Long story short: Over a year ago I started getting scheduled Starbucks shifts because I made them aware I used to work at a Bux before this job and I was hurting for the hours. I worked those shifts on and off until they hired enough baristas not to need me. Well, now they're down baristas and I'm getting scheduled over there again. After being out of it for months. And I *hate* it now. I'm reminded why I freaking hate food service and I just really don't get paid enough to bust my butt running a kiosk by myself and getting yelled at over the upcharge for oatmilk. 

Has anyone had experience talking to HR about not being scheduled in a location anymore? I don't want to seem ungrateful for the hours, and I don't want it to bite me in the ass and have them assume I'm just going to not work what they give me. But I honestly really can't take it.

And on the newest schedule literally ALL I have is Starbucks shifts


----------



## commiecorvus (Mar 28, 2021)

I'm sorry but needs of the store is going to considered over what you want every time.
Most especially if they are short handed in the Cafe.
A good barista isn't easy to get.
My only suggestion would be to prove less than skilled in that area but it's probably too late for that.
They will take mediocrity rather than have to train some one new.


----------



## happygoth (Mar 28, 2021)

This is why, when I was first hired and they tried to get me to take cashier shifts, I made it perfectly clear that I was not interested.


----------



## Hardlinesmaster (Mar 28, 2021)

Talk to hr or your etl about your concern.


----------



## Yetive (Mar 28, 2021)

Just tell your leaders/HR.  If you haven't made it known, they figure you are ok with it.  As a Bux TL, I would tell you that I am in a bind (they must be if you are giving you all sb shifts). I would ask you to stick it out for a few weeks while we get someone in.  After that, don't pick up shifts there or the whole situation starts over.


----------



## Black Sheep 214 (Mar 28, 2021)

ASANTS, but at my store they have a problem getting/retaining baristas, so filling in at Starbucks is like falling into quicksand, once you’re in it it is very difficult to get back out. Tell your leaders that you want out, but even if they agree to move you out it may take a while for them to replace you, and depending on your leadership’s ability to deal with not getting their own way, you may get your hours cut.
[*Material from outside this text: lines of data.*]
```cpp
__global__ __launch_bounds__(256) void k_find_first(const uint8_t* __restrict__ in, uint64_t n,
                                                    const uint8_t* __restrict__ mask,
                                                    unsigned long long* __restrict__ pos) {
    __shared__ uint8_t m[256];
    m[threadIdx.x] = mask[threadIdx.x];
    __syncthreads();
    for (uint64_t i = static_cast<uint64_t>(blockIdx.x) * blockDim.x + threadIdx.x; i < n;
         i += static_cast<uint64_t>(gridDim.x) * blockDim.x) {
        if (m[in[i]]) {
            atomicMin(pos, static_cast<unsigned long long>(i));
            return;
        }
    }
}

}

hipError_t launch_hist(const uint8_t* base, uint64_t lo, uint64_t hi, uint32_t nchunks, uint32_t* chunk_hist,
                       unsigned long long* gw, hipStream_t s, HistDone done) {
    if (nchunks == 0) return hipSuccess;
    if (chunk_hist) {
        launch_k(k_hist1x2<HUFF_HIST_LOGC>, dim3((nchunks + 1) / 2), dim3(512), 0, s, base, lo, hi, nchunks,
                           chunk_hist, gw);
        if (done.host) {
            const uint32_t want = (nchunks + 4 * kRpWaves - 1) / (4 * kRpWaves);
            const uint32_t g = want < HUFF_RP_GROUPS ? want : HUFF_RP_GROUPS;
            launch_k(k_rows_publish, dim3(g), dim3(kRpWaves * 64), 0, s, chunk_hist, nchunks, gw, done.host,
                     done.tag);
            return hipGetLastError();
        }
        const uint32_t g = nchunks < 512 ? nchunks : 512;
        launch_k(k_rows_sum, dim3(g), dim3(256), 0, s, chunk_hist, nchunks, gw);
        return hipGetLastError();
    }
    uint32_t grid = nchunks < 1024 ? nchunks : 1024;
    const hipError_t e = hipMemsetAsync(gw, 0, kHistCopies * 256 * 8, s);
    if (e != hipSuccess) return e;
    launch_k(k_hist, dim3(grid), dim3(kThreads), 0, s, base, lo, hi, nchunks, chunk_hist, gw);
    return hipGetLastError();
}

hipError_t launch_hist_row(const unsigned long long* gw, const uint8_t* in, uint64_t n, long long* row,
                           hipStream_t s) {
    launch_k(k_hist_row, dim3(1), dim3(256), 0, s, gw, in, n, row);
    return hipGetLastError();
}

hipError_t launch_chunk_bits(const uint32_t* chunk_hist, uint32_t nchunks, const CodeLens& len, uint64_t* bits,
                             hipStream_t s) {
    if (nchunks == 0) return hipSuccess;
    launch_k(k_chunk_bits, dim3((nchunks + 3) / 4), dim3(256), 0, s, chunk_hist, nchunks, len, bits);
    return hipGetLastError();
}

hipError_t launch_scan(const uint64_t* bits, uint32_t nchunks, uint64_t base, uint64_t* start, uint64_t* tsum,
                       hipStream_t s, HistDone done) {
    const uint32_t tiles = nchunks ? (nchunks + 1023) / 1024 : 1;
    launch_k(k_scan_tiles, dim3(tiles), dim3(1024), 0, s, bits, nchunks, start, tsum);
    if (tiles <= 64) {
        launch_k(k_scan_fix_small, dim3(tiles), dim3(1024), 0, s, nchunks, base, tsum, start, done.host,
                           done.tag);
    } else {
        launch_k(k_scan_tsum, dim3(1), dim3(1024), 0, s, tiles, tsum);
        launch_k(k_scan_fix, dim3(tiles), dim3(1024), 0, s, nchunks, base, tsum, start, done.host,
                           done.tag);
    }
    return hipGetLastError();
}

hipError_t launch_find_first(const uint8_t* in, uint64_t n, const uint8_t* missing_mask, unsigned long long* pos,
                             hipStream_t s) {
    if (n == 0) return hipSuccess;
    uint64_t blocks = (n + 255) / 256;
    uint32_t grid = blocks < 4096 ? static_cast<uint32_t>(blocks) : 4096;
    launch_k(k_find_first, dim3(grid), dim3(256), 0, s, in, n, missing_mask, pos);
    return hipGetLastError();
}

}
```

huff-encoding_amd/csrc/device/kernels.hpp:

```cpp
#pragma once

#include <hip/hip_runtime.h>
#ifdef __HIPCC__
#include <hip/hip_ext.h>
#endif

#include <cstdint>

namespace huff::dev {

struct LaunchEvents {
    hipEvent_t start = nullptr, stop = nullptr;
};
LaunchEvents& launch_events();
#ifdef __HIPCC__
template <typename F, typename... Args>
inline void launch_k(F kernel, dim3 grid, dim3 block, uint32_t lds, hipStream_t s, Args... args) {
    LaunchEvents& e = launch_events();
    if (e.stop) {
        hipExtLaunchKernelGGL(kernel, grid, block, lds, s, e.start, e.stop, 0, args...);
        e.start = nullptr;
    } else {
        hipLaunchKernelGGL(kernel, grid, block, lds, s, args...);
    }
// ... 333 lines not shown
    const uint8_t* blobs;
    const uint64_t* payload_begin;
    const uint64_t* comp_off;
    const uint32_t* status;
    uint32_t nstreams;
    uint8_t* comp;
    uint64_t comp_cap;
};
struct BatchCountArgs {
    const uint8_t* comp;
    const uint64_t* comp_off;
    const uint64_t* bits;
    const uint64_t* codes;
    const uint32_t* status_in;
    uint32_t nstreams;
    uint64_t* seg;
    uint64_t seg_cap;
    uint64_t* counts;
    uint32_t* status;
};
struct BatchIndexArgs {
    const uint8_t* comp;
    const uint64_t* comp_off;
    const uint64_t* bits;
    const uint64_t* codes;
    const uint64_t* seg;
    uint64_t seg_cap;
    const uint64_t* off;
    const uint64_t* idx_off;
    uint32_t* status;
    uint32_t nstreams;
    uint32_t* sub;
    uint64_t sub_cap;
};
hipError_t launch_batch_blob_offsets(const BatchBlobArgs& a, hipStream_t s);
hipError_t launch_batch_to_bytes(const BatchBlobArgs& a, hipStream_t s);
hipError_t launch_batch_parse(const BatchParseArgs& a, hipStream_t s);
hipError_t launch_batch_unwrap(const BatchUnwrapArgs& a, hipStream_t s);
hipError_t launch_batch_count(const BatchCountArgs& a, hipStream_t s);
hipError_t launch_batch_index(const BatchIndexArgs& a, hipStream_t s);

constexpr uint32_t kDeepWords = 8;
struct DeepPackArgs;
struct DeepSerialArgs {
    const uint8_t* comp;
    uint64_t comp_bytes;
    uint64_t valid_bits;
    const uint32_t* lut;
    uint32_t lut_bits;
    uint8_t* out;
    uint64_t cap;
    unsigned long long* count;
    unsigned long long* end;
};
struct WalkEndArgs {
    const uint8_t* comp;
    uint64_t comp_bytes;
    const uint32_t* lut;
    uint32_t lut_bits;
    const uint64_t* start;
    uint64_t start_v;
    uint32_t start_packed;
    const uint64_t* count;
    uint64_t count_v;
    unsigned long long* end;
};
hipError_t launch_walk_end(const WalkEndArgs& a, hipStream_t s);
hipError_t launch_shift_bits(const uint8_t* src, uint8_t* dst, uint64_t n, uint32_t r, hipStream_t s);
hipError_t launch_pack_deep(const DeepPackArgs& a, hipStream_t s);
hipError_t launch_decode_deep(const DecodeArgs& a, hipStream_t s);
hipError_t launch_decode_deep_serial(const DeepSerialArgs& a, hipStream_t s);

size_t pack_lds_bytes(bool long_codes, uint32_t max_len, uint32_t stage_words);
uint32_t pack_round_bytes();
uint32_t pack_waves_per_group(bool long_codes);
uint32_t pack_groups_per_cu(bool long_codes, uint32_t max_len, size_t lds);
size_t decode_lds_bytes(uint32_t lut_bits);
constexpr uint32_t kDecodeFixed = 10;
constexpr uint32_t kDecodeFixedCheck = 11;

struct HistDone {
    unsigned long long* host = nullptr;
    uint64_t tag = 0;
};
hipError_t launch_hist(const uint8_t* base, uint64_t lo, uint64_t hi, uint32_t nchunks, uint32_t* chunk_hist,
                       unsigned long long* gw, hipStream_t s, HistDone done = HistDone{});
hipError_t launch_hist_row(const unsigned long long* gw, const uint8_t* in, uint64_t n, long long* row,
                           hipStream_t s);
struct alignas(8) CodeLens {
    uint8_t len[256];
};
struct DeepPackArgs {
    CodeLens len;
    const uint32_t* words;
    const uint8_t* in;
    uint64_t n;
    const uint64_t* chunk_start;
    uint32_t nchunks;
    uint8_t* out;
    uint32_t* sub_bit;
};
hipError_t launch_chunk_bits(const uint32_t* chunk_hist, uint32_t nchunks, const CodeLens& len, uint64_t* bits,
                             hipStream_t s);
hipError_t launch_scan(const uint64_t* bits, uint32_t nchunks, uint64_t base, uint64_t* start, uint64_t* tsum,
                       hipStream_t s, HistDone done = HistDone{});
hipError_t launch_pack(bool long_codes, const PackArgs& a, hipStream_t s);
hipError_t launch_decode(const DecodeArgs& a, hipStream_t s);
hipError_t launch_decode_fixed(const DecodeArgs& a, hipStream_t s);
uint32_t decode_fixed_builds();
const char* decode_fixed_build_name(uint32_t i);
uint64_t decode_fixed_build_launches(uint32_t i);
uint32_t decode_fixed_index_forms();
const char* decode_fixed_index_form_name(uint32_t i);
uint64_t decode_fixed_index_form_launches(uint32_t i);
struct RangeReq {
    uint64_t first, count, out_begin, piece0;
    uint32_t index;
    uint32_t pad;
};
struct RangesArgs {
    const uint8_t* comp;
    uint64_t comp_bytes;
    const uint32_t* lut;
    uint32_t lut_bits;
    const uint64_t* chunk_start;
    const uint32_t* sub_bit;
    const uint16_t* sub16;
    const uint64_t* task_base;
    uint32_t nchunks;
    uint64_t n;
    const RangeReq* req;
    uint32_t nreq;
    uint64_t npieces;
    uint8_t* out;
    uint32_t* status;
};
hipError_t launch_decode_ranges(const RangesArgs& a, hipStream_t s);
uint32_t decode_ranges_index_forms();
const char* decode_ranges_index_form_name(uint32_t i);
uint64_t decode_ranges_index_form_launches(uint32_t i);
hipError_t launch_indexless_spec(const IndexlessArgs& a, hipStream_t s);
hipError_t launch_indexless_settle_all(const IndexlessArgs& a, hipStream_t s);
hipError_t launch_indexless_emit(const IndexlessArgs& a, const uint64_t* off, uint8_t* out, hipStream_t s);
hipError_t launch_indexless_counts(const IndexlessArgs& a, hipStream_t s);
constexpr uint32_t mark32_skip(uint32_t m) { return m & 0x3FFu; }
constexpr uint32_t mark32_rel(uint32_t m) { return (m >> 10) & 0x7FFu; }
constexpr uint32_t mark32_seg(uint32_t m, uint32_t base_seg) { return base_seg + (((m >> 21) - base_seg) & 0x7FFu); }
hipError_t launch_indexless_mark_lite(const IndexlessArgs& a, const uint64_t* off, const unsigned long long* woff,
                                      uint64_t* sub_abs, uint64_t sub_cap, hipStream_t st,
                                      uint32_t* mark32 = nullptr, uint32_t* task_seg = nullptr);
constexpr uint64_t kSkipPosMask = (1ull << 48) - 1;
hipError_t launch_indexless_mark(const IndexlessArgs& a, const uint64_t* off, uint64_t* sub_abs, uint32_t shift,
                                 hipStream_t s);
bool indexless_staged(const IndexlessArgs& a);
hipError_t launch_bytemap(const BytemapArgs& a, hipStream_t s);
hipError_t launch_task_sums(const uint8_t* x, uint64_t n, uint64_t* sums, hipStream_t s);
hipError_t launch_task_sums_check(const uint8_t* x, uint64_t n, const uint64_t* sums, unsigned int* err,
                                  hipStream_t s);
hipError_t launch_find_first(const uint8_t* in, uint64_t n, const uint8_t* missing_mask, unsigned long long* pos,
                             hipStream_t s);
hipError_t launch_generate(int kind, uint64_t seed, uint64_t offset, const uint64_t* cdf, uint8_t* out, uint64_t n,
                           hipStream_t s);
hipError_t launch_calib(int mode, const uint8_t* src, uint8_t* dst, uint64_t n, unsigned* sink, uint32_t cu_count,
                        hipStream_t s);

}
```
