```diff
@@ -330,7 +400,16 @@
     PlanDeviceCache* d = nullptr;
     int rc = plan_device_tables(p, n->device, C, sC, sH, sW, shard_index, shard_count, &d);
     if (rc) return rc;
-    if (!pool) {
+    max_tiles = default_max_tiles(*n, max_tiles);
+    std::vector<std::vector<int>> store;
+    const std::vector<GroupTiles> groups = group_tiles(p, shard_index, shard_count, store);
+    const std::vector<LaunchSet> sets = launch_sets(groups, max_tiles);
+    PlaneLayout lay;
+    const bool defer = defer_applies(*n, p, sets, pool == nullptr, do_stitch, shard_count, out) &&
+                       plane_layout(groups, sets, (int)p.tiles.size(), C, n->stages, n->r, ps4_plane_bytes, ps4_apron_bytes, lay);
+    if (defer) {
+        if ((rc = defer_prepare(*n, p, lay, s))) return rc;
+    } else if (!pool) {
         const size_t pool_need = p.pool_elems_per_plane_set;
         if (pool_need > p.pool_elems) {
             if (p.pool) { HIP_TRY(hipStreamSynchronize(s)); HIP_TRY(hipFree(p.pool)); p.pool = nullptr; p.pool_elems = 0; }
@@ -339,25 +418,24 @@
         }
         pool = p.pool;
     }
-    if (max_tiles <= 0) {
-        max_tiles = n->opt.tiles_per_batch > 0 ? n->opt.tiles_per_batch : 32;
-    }
-    for (size_t gi = 0; gi < p.groups.size(); ++gi) {
-        const auto& g = p.groups[gi];
-        const int nt = d->group_count[gi];
-        if (nt < 1) continue;
-        const long long px = (long long)g.th * g.tw;
-        const int per = (int)std::max<long long>(1, std::min<long long>(nt, (long long)max_tiles * 65536 / std::max<long long>(px, 1)));
-        for (int t0 = 0; t0 < nt; t0 += per) {
-            const int cnt = std::min(per, nt - t0);
-            const long long slot = (long long)(d->group_first[gi] + t0) * C;
-            rc = forward_dev(*n, FwdIO{img, img_dtype, 0, sH, sW, d->x_off + slot, pool, MOE_F32, d->y_off + slot}, cnt * C, g.th, g.tw, s, d->y_mult8, own_ctx(*n, &n->set));
-            if (rc) return rc;
-        }
+    for (size_t si = 0; si < sets.size(); ++si) {
+        const LaunchSet& L = sets[si];
+        const long long slot = L.slot * C;
+        FwdCtx ctx = own_ctx(*n, &n->set);
+        TailPlanes tp{};
+        if (defer) {
+            const PlaneSlice& q = lay.sets[si];
+            char* b = p.defer.planes;
+            tp = TailPlanes{{(float*)(b + q.plane[0]), (float*)(b + q.plane[1])}, {(float*)(b + q.apron[0]), (float*)(b + q.apron[1])}, q.plane_bytes, q.apron_bytes};
+            ctx.planes = &tp;
+        }
+        rc = forward_dev(*n, FwdIO{img, img_dtype, 0, sH, sW, d->x_off + slot, pool, MOE_F32, d->y_off + slot}, L.cnt * C, L.th, L.tw, s, d->y_mult8, ctx);
+        if (rc) return rc;
     }
     if (do_stitch) {
         StitchArgs a{};
         fill_stitch(p, *d, a, pool, d->tile_off, C, out, out_dtype);
+        if (defer) { a.tiles = nullptr; a.sets = (const PlaneSet*)p.defer.tab; a.tile_set = (const int*)((const char*)p.defer.tab + lay.sets.size() * sizeof(PlaneSet)); }
         launch_stitch(a, s);
         hipError_t e = hipGetLastError();
         if (e != hipSuccess) return fail(MOE_EHIP, "stitch launch failed: %s", hipGetErrorString(e));
@@ -463,6 +541,25 @@
     return moe_run_plan_ex(n, pl, img, img_dtype, sC, sH, sW, out, out_dtype, max_tiles, nullptr, 0, 1, 1, stream);
 }
 
+int moe_plan_set_defer_tailadd(moe_plan* p, int enable)
+{
+    if (!p) return fail(MOE_EINVAL, "moe_plan_set_defer_tailadd: NULL plan");
+    p->p.defer_tailadd = enable != 0;
+    return MOE_OK;
+}
+
+int moe_run_plan_defers(const moe_net* n, const moe_plan* pl, int max_tiles)
+{
+    if (!n || !pl) return fail(MOE_EINVAL, "moe_run_plan_defers: NULL argument");
+    const Plan& p = pl->p;
+    if (p.sc != n->scale) return 0;
+    std::vector<std::vector<int>> store;
+    const std::vector<GroupTiles> groups = group_tiles(p, 0, 1, store);
+    const std::vector<LaunchSet> sets = launch_sets(groups, default_max_tiles(*n, max_tiles));
+    PlaneLayout lay;
+    return defer_applies(*n, p, sets, true, 1, 1, nullptr) && plane_layout(groups, sets, (int)p.tiles.size(), p.C, n->stages, n->r, ps4_plane_bytes, ps4_apron_bytes, lay) ? 1 : 0;
+}
+
 int moe_to_float(const void* src, int src_dtype, int bits, int H, int W, int C, void* dst, int dst_dtype, int device, void* stream)
 {
     if (!src || !dst || H < 1 || W < 1 || C < 1) return fail(MOE_EINVAL, "moe_to_float: bad argument");
diff --git a/moephoto_amd/csrc/plane_sets.h b/moephoto_amd/csrc/plane_sets.h
--- /dev/null
+++ b/moephoto_amd/csrc/plane_sets.h
@@ -0,0 +1,71 @@
+#pragma once
+#include <algorithm>
+#include <cstddef>
+#include <cstdint>
+#include <vector>
+
+namespace moe {
+
+struct GroupTiles { int th, tw; const int* tiles; int count; };
+struct LaunchSet { int group, t0, cnt, th, tw; long long slot; };
+
+inline std::vector<LaunchSet> launch_sets(const std::vector<GroupTiles>& groups, int max_tiles)
+{
+    std::vector<LaunchSet> out;
+    long long slot = 0;
+    for (size_t gi = 0; gi < groups.size(); ++gi) {
+        const GroupTiles& g = groups[gi];
+        const int nt = g.count;
+        const long long px = (long long)g.th * g.tw;
+        const int per = (int)std::max<long long>(1, std::min<long long>(nt, (long long)max_tiles * 65536 / std::max<long long>(px, 1)));
+        for (int t0 = 0; t0 < nt; t0 += per) out.push_back(LaunchSet{(int)gi, t0, std::min(per, nt - t0), g.th, g.tw, slot + t0});
+        slot += nt;
+    }
+    return out;
+}
+
+inline bool defer_call_ok(bool enabled, bool own_pool, int do_stitch, int shard_count, int out_w, int step_w, uintptr_t out)
+{
+    return enabled && own_pool && do_stitch != 0 && shard_count == 1 && out_w > 0 && out_w % 8 == 0 && step_w <= 64 && (out & 15) == 0;
+}
+
+struct PlaneSlice { size_t plane[2], apron[2]; size_t plane_bytes, apron_bytes; int B, H, W, px; };
+struct PlaneLayout {
+    std::vector<PlaneSlice> sets;
+    std::vector<int> tile_set;
+    size_t bytes = 0;
+};
+typedef size_t (*PlaneBytesFn)(int B, int H, int W);
+
+inline bool plane_layout(const std::vector<GroupTiles>& groups, const std::vector<LaunchSet>& sets, int n_tiles, int C, int stages, int r,
+                         PlaneBytesFn plane_fn, PlaneBytesFn apron_fn, PlaneLayout& out)
+{
+    out = PlaneLayout{};
+    if (n_tiles < 1 || C < 1 || stages < 1 || r < 2) return false;
+    out.tile_set.assign((size_t)n_tiles * 2, -1);
+    auto take = [&out](size_t bytes) { const size_t a = (out.bytes + 255) & ~(size_t)255; out.bytes = a + bytes; return a; };
+    for (size_t si = 0; si < sets.size(); ++si) {
+        const LaunchSet& L = sets[si];
+        if (L.group < 0 || (size_t)L.group >= groups.size() || L.cnt < 1 || L.t0 < 0 || L.t0 + L.cnt > groups[(size_t)L.group].count) return false;
+        long long hl = L.th, wl = L.tw;
+        for (int st = 0; st + 1 < stages; ++st) { hl *= r; wl *= r; }
+        const long long B = (long long)L.cnt * C;
+        if (hl < 1 || wl < 1 || hl * r > INT32_MAX || wl * r > INT32_MAX || B > INT32_MAX) return false;
+        PlaneSlice s{};
+        s.B = (int)B; s.H = (int)(hl * r); s.W = (int)(wl * r); s.px = (int)((wl + 31) / 32);
+        s.plane_bytes = plane_fn((int)B, (int)hl, (int)wl) + 4096;
+        s.apron_bytes = apron_fn((int)B, (int)hl, (int)wl) + 4096;
+        for (int br = 0; br < 2; ++br) { s.plane[br] = take(s.plane_bytes); s.apron[br] = take(s.apron_bytes); }
+        out.sets.push_back(s);
+        for (int t = 0; t < L.cnt; ++t) {
+            const int k = groups[(size_t)L.group].tiles[L.t0 + t];
+            if (k < 0 || k >= n_tiles || out.tile_set[(size_t)k * 2] != -1) return false;
+            out.tile_set[(size_t)k * 2] = (int)si;
+            out.tile_set[(size_t)k * 2 + 1] = t * C;
+        }
+    }
+    for (int k = 0; k < n_tiles; ++k) if (out.tile_set[(size_t)k * 2] < 0) return false;
+    return true;
+}
+
+}
diff --git a/moephoto_amd/csrc/tailadd.h b/moephoto_amd/csrc/tailadd.h
--- /dev/null
+++ b/moephoto_amd/csrc/tailadd.h
@@ -0,0 +1,35 @@
+#pragma once
+#include "common.h"
+
+template <int N>
+__device__ __forceinline__ void tailadd_vals(const float* p0, const float* p1, const float* a0, const float* a1,
+                                             int B, int H, int W, int px, int b, int Y, int X0, float (&v)[N])
+{
+    static_assert(N == 8 || N == 1, "an octet or one pixel");
+    const long long po = ((long long)b * H + Y) * W + X0;
+    if constexpr (N == 8) {
+        const float4 r0 = *(const float4*)(p0 + po), r1 = *(const float4*)(p0 + po + 4);
+        v[0] = r0.x; v[1] = r0.y; v[2] = r0.z; v[3] = r0.w; v[4] = r1.x; v[5] = r1.y; v[6] = r1.z; v[7] = r1.w;
+        if (p1) {
+            const float4 u0 = *(const float4*)(p1 + po), u1 = *(const float4*)(p1 + po + 4);
+            v[0] += u0.x; v[1] += u0.y; v[2] += u0.z; v[3] += u0.w; v[4] += u1.x; v[5] += u1.y; v[6] += u1.z; v[7] += u1.w;
+        }
+    } else {
+        v[0] = p0[po];
+        if (p1) v[0] += p1[po];
+    }
+    const int c = X0 >> 6, in = X0 & 63;
+    const long long as = (long long)B * px * H;
+    if (in == 0 && c >= 1) {
+        const long long o = ((long long)b * px + (c - 1)) * H + Y;
+        float t = a0[o];
+        if (a1) t += a1[o];
+        v[0] += t;
+    }
+    if (in == 64 - N && c + 1 < px) {
+        const long long o = as + ((long long)b * px + (c + 1)) * H + Y;
+        float t = a0[o];
+        if (a1) t += a1[o];
+        v[N - 1] += t;
+    }
+}
diff --git a/moephoto_amd/imageProcess.py b/moephoto_amd/imageProcess.py
--- a/moephoto_amd/imageProcess.py
+++ b/moephoto_amd/imageProcess.py
@@ -68,6 +68,12 @@
         off = (ctypes.c_int64 * self.n_tiles)()
         _lib.check(_lib.lib().moe_plan_tile_offsets(self._h, int(C), off))
         return list(off)
+
+    def set_defer_tailadd(self, on):
+        _lib.check(_lib.lib().moe_plan_set_defer_tailadd(self._h, int(bool(on))))
+
+    def defers_tailadd(self, model, max_tiles=0):
+        return bool(_lib.check(_lib.lib().moe_run_plan_defers(model._h, self._h, int(max_tiles))))
 
     def seams(self):
         t = (ctypes.c_int32 * (8 * self.n_tiles))()
```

Good luck!


----------



## IWishIKnew (Mar 28, 2021)

I agree that you should let them know you don't want to work there, so that they don't keep assuming you do, but recognize it may be weeks before they can do much about it, given the training time for Starbucks.

Is it something that will lead you to quitting? If they push back you can let them know that working all your shifts in Starbucks isn't sustainable for you long-term. If they're good they'll recognize losing an otherwise-global TM isn't worth it, but it still may take some time to get someone hired so you can not be scheduled those shifts. 

If they're not good, they'll keep riding in you in that spot until you quit and they have to hire someone, anyway, but not all leaders are good, so.


----------



## MrT (Mar 29, 2021)

If you dont tell them they will keep scheduling you, so you should at the very least do that.  They are supposed to be making sure current tm are happy with there hours and job, which is why it seems most stores are having the availability conversations again so if they keep scheduling you there you can bring that up.  If i had to guess because ASANTs and all that, they will expect you to work you scheduled shifts and probably ask you to help cover while they hire more baristas like before.


----------



## Shani (Mar 29, 2021)

Sometimes if you ask for accommodations of some kind to work in an area, they will just stop putting you there. For example, I have knee problems and while I'm generally fine moving around all day, standing in one place for a long time (as in being on registers) really bothers my knees. I was getting scheduled 8 hour cashier shifts and couldn't take it, so I asked if my cashier shifts could be limited to 4 or 5 hours. Rather than accommodate, they just stopped putting me on registers altogether. I've seen it happen with other TMs who requested accommodations for various areas and then just got moved. If you can come up with something like that for Starbucks, it may work. Good luck.


----------



## NotCynicalYet (Mar 30, 2021)

Definitely let them know that your are not happy in that role. Maybe you can work it out so you have like one shift a week there? I dunno, some kind of compromise might help.


----------